Cuando los jefes musulmanes consideraron cumplida la misión, pusieron ruta al sur, a Miranda, para ganar los pasos que salen de Alava a La Rioja. Entonces fue cuando el conde Rodrigo se planteó qué hacer. Hasta ese momento, la superioridad numérica musulmana era demasiado evidente, y las tropas que Rodrigo tenía a su disposición no habrían podido hacer otra cosa que advertir a los lugareños para que se refugiaran en los bosques y en los montes, como tantas otras veces. Pero ahora Abderramán y Abd al-Malik, con su inmenso ejército, tenían que salir del llano, lo cual les obligaría a atravesar caminos estrechos, donde era difícil maniobrar.
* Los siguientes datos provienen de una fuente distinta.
typedef float f32x2 __attribute__((ext_vector_type(2)));
constexpr int H = PF_HEADS, C = PF_C_HID, PQ = PF_QK_PTS, PV = PF_V_PTS;
constexpr int OFF_KV = 1024;
#ifndef PF_IPA_WMAX
#define PF_IPA_WMAX 8
#endif
constexpr int WMAX = PF_IPA_WMAX;
constexpr int KPS = 28;
constexpr int VPS = 36;

__device__ __forceinline__ float softplusf2(float x) { return x > 20.f ? x : log1pf(expf(x)); }

template <bool D16> struct DzVec { typedef float4 type; };
template <> struct DzVec<true> { typedef half4 type; };

template <int NB4, bool D16>
__device__ __forceinline__ void pair_dz_rows(const void* __restrict__ dzp, size_t rowb, int L, int i0, int Le, int kt,
                                             const float* __restrict__ Pw, int SLD, int ks, int cq, f32x2 (&acc)[32]) {
    typedef typename DzVec<D16>::type V4;
    typedef typename std::conditional<D16, _Float16, float>::type DT;
    constexpr int NT = 4 * NB4;
    const DT* base = reinterpret_cast<const DT*>(dzp) + rowb * (size_t)L * 16 + 4 * cq;
    int koff[NT];
    float on[NT];
#pragma unroll
    for (int u = 0; u < NT; ++u) {
        const int uu = min(u, kt - 1);
        koff[u] = min(16 * uu + ks, L - 1) * 16;
        on[u] = u < kt ? 1.f : 0.f;
    }
    auto load_row = [&](int qi, V4 (&buf)[NT]) {
        const DT* row = base + (size_t)min(i0 + qi, Le - 1) * L * 16;
#pragma unroll
        for (int u = 0; u < NT; ++u) buf[u] = *reinterpret_cast<const V4*>(row + koff[u]);
    };
    auto mac_row = [&](int qi, const V4 (&buf)[NT]) {
        const float* pr = Pw + qi * SLD;
#pragma unroll
        for (int u = 0; u < NT; ++u) {
            float pv;
            if (u <= 4 * (NB4 - 1)) pv = pr[16 * u];
            else pv = pr[16 * min(u, kt - 1)] * on[u];
            const f32x2 p2 = {pv, pv};
            f32x2 d0, d1;
            if constexpr (D16) { d0 = (f32x2){(float)buf[u][0], (float)buf[u][1]}; d1 = (f32x2){(float)buf[u][2], (float)buf[u][3]}; }
            else { d0 = (f32x2){buf[u].x, buf[u].y}; d1 = (f32x2){buf[u].z, buf[u].w}; }
            acc[2 * qi] = __builtin_elementwise_fma(d0, p2, acc[2 * qi]);
            acc[2 * qi + 1] = __builtin_elementwise_fma(d1, p2, acc[2 * qi + 1]);
        }
    };
    constexpr int D = NB4 == 1 ? 8 : NB4 == 2 ? 4 : 2;
    V4 buf[D][NT];
#pragma unroll
    for (int d = 0; d < D - 1; ++d) load_row(d, buf[d]);
#pragma unroll
    for (int qi = 0; qi < 16; ++qi) {
        load_row(min(qi + D - 1, 15), buf[(qi + D - 1) % D]);
        __builtin_amdgcn_sched_barrier(0);
        mac_row(qi, buf[qi % D]);
        __builtin_amdgcn_sched_barrier(0);
    }
}

template <bool D16>
__device__ __forceinline__ void pair_dz_phase(const pf_ipa_attn_args& a, size_t rowb, int h, int i0, int Le, int kt, const float* Pwave,
                                              int SLD, float inv, int lane) {
    const int ks = (lane & 3) | ((lane >> 4) << 2), cq = (lane >> 2) & 3;
    f32x2 acc[32];
#pragma unroll
    for (int k = 0; k < 32; ++k) acc[k] = (f32x2){0.f, 0.f};
    const float* Pw = Pwave + ks;
    const int nb4 = (kt + 3) >> 2;
    if (nb4 <= 1) pair_dz_rows<1, D16>(a.dz, rowb, a.L, i0, Le, kt, Pw, SLD, ks, cq, acc);
    else if (nb4 == 2) pair_dz_rows<2, D16>(a.dz, rowb, a.L, i0, Le, kt, Pw, SLD, ks, cq, acc);
    else if (nb4 == 3) pair_dz_rows<3, D16>(a.dz, rowb, a.L, i0, Le, kt, Pw, SLD, ks, cq, acc);
    else pair_dz_rows<4, D16>(a.dz, rowb, a.L, i0, Le, kt, Pw, SLD, ks, cq, acc);
    float v[64];
#pragma unroll
    for (int k = 0; k < 32; ++k) { v[2 * k] = acc[k][0]; v[2 * k + 1] = acc[k][1]; }
    float w[32], x[16], y[8], z4[4];
#pragma unroll
    for (int k = 0; k < 32; ++k) {
        auto rr = __builtin_amdgcn_permlane32_swap(__float_as_uint(v[k]), __float_as_uint(v[k + 32]), false, false);
        w[k] = __uint_as_float(rr[0]) + __uint_as_float(rr[1]);
    }
#pragma unroll
    for (int k = 0; k < 16; ++k) {
        auto rr = __builtin_amdgcn_permlane16_swap(__float_as_uint(w[k]), __float_as_uint(w[k + 16]), false, false);
        x[k] = __uint_as_float(rr[0]) + __uint_as_float(rr[1]);
    }
    {
        const bool hi = lane & 2;
#pragma unroll
        for (int k = 0; k < 8; ++k) {
            const float send = hi ? x[k] : x[k + 8], keep = hi ? x[k + 8] : x[k];
            y[k] = keep + lane_xor2(send);
        }
    }
    {
        const bool hi = lane & 1;
#pragma unroll
        for (int k = 0; k < 4; ++k) {
            const float send = hi ? y[k] : y[k + 4], keep = hi ? y[k + 4] : y[k];
            z4[k] = keep + lane_xor1(send);
        }
    }
    const int qi = ((lane >> 5) & 1) * 8 + ((lane >> 4) & 1) * 4 + (lane & 3);
    const float invq = __shfl(inv, qi);
    const float4 bd = *reinterpret_cast<const float4*>(a.b_dz + 4 * cq);
    const int i = min(i0 + qi, Le - 1);
    *reinterpret_cast<float4*>(a.feats + (rowb + i) * PF_IPA_FEATS + 1408 + h * 16 + 4 * cq) =
        make_float4(z4[0] * invq + bd.x, z4[1] * invq + bd.y, z4[2] * invq + bd.z, z4[3] * invq + bd.w);
}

Y Rodrigo podría aprovechar su ventaja estratégica para vengar la desolación sembrada por los moros en Castilla.

Para salir del llano de Alava hacia La Rioja hay cuatro pasos naturales. El más occidental es el de Pancorbo, que los combatientes conocían desde la campaña anterior: un paso excesivamente estrecho para un contingente tan numeroso como el sarraceno; demasiado arriesgado. Lo mismo ocurría con el paso más oriental, las Conchas de Haro, que además daban salida a las tierras de los Banu-Qasi, de momento calmadas, pero nunca enteramente seguras ni para asturianos ni para cordobeses. En medio hay otros dos pasos: el Alto de la Morcuera y la Hoz de la Morcuera, el primero cresteando sobre las montañas, el segundo por entre ellas. La cuestión estratégica era la siguiente: ¿por dónde hacer pasar lo más rápido posible y con el menor esfuerzo a un ejército de muchas decenas de miles hombres y caballos? Eso debía de ser lo que Rodrigo se preguntaba, para esperar allí a su enemigo.

El camino de la Hoz era suave, las montañas no se elevaban muy altas, la vía se hacía ancha… Por allí pasa hoy la carretera que lleva de Bugido a Foncea. Era el lugar idóneo para dejar pasar a un ejército tan numeroso. Era, sin duda, el que los jefes moros escogerían. Y allí se instaló el conde Rodrigo. Durante los años anteriores, el conde de Castilla había acentuado las condiciones naturales de la Hoz con obras defensivas: fosos, trincheras… Un ancho foso vetaba el acceso al camino de la Hoz. En él desplegó Rodrigo a sus huestes, cerrando la entrada. Y ante la línea de cierre se presentaron, en efecto, los ejércitos sarracenos, como Rodrigo había previsto. Era miércoles, 8 de agosto de 865.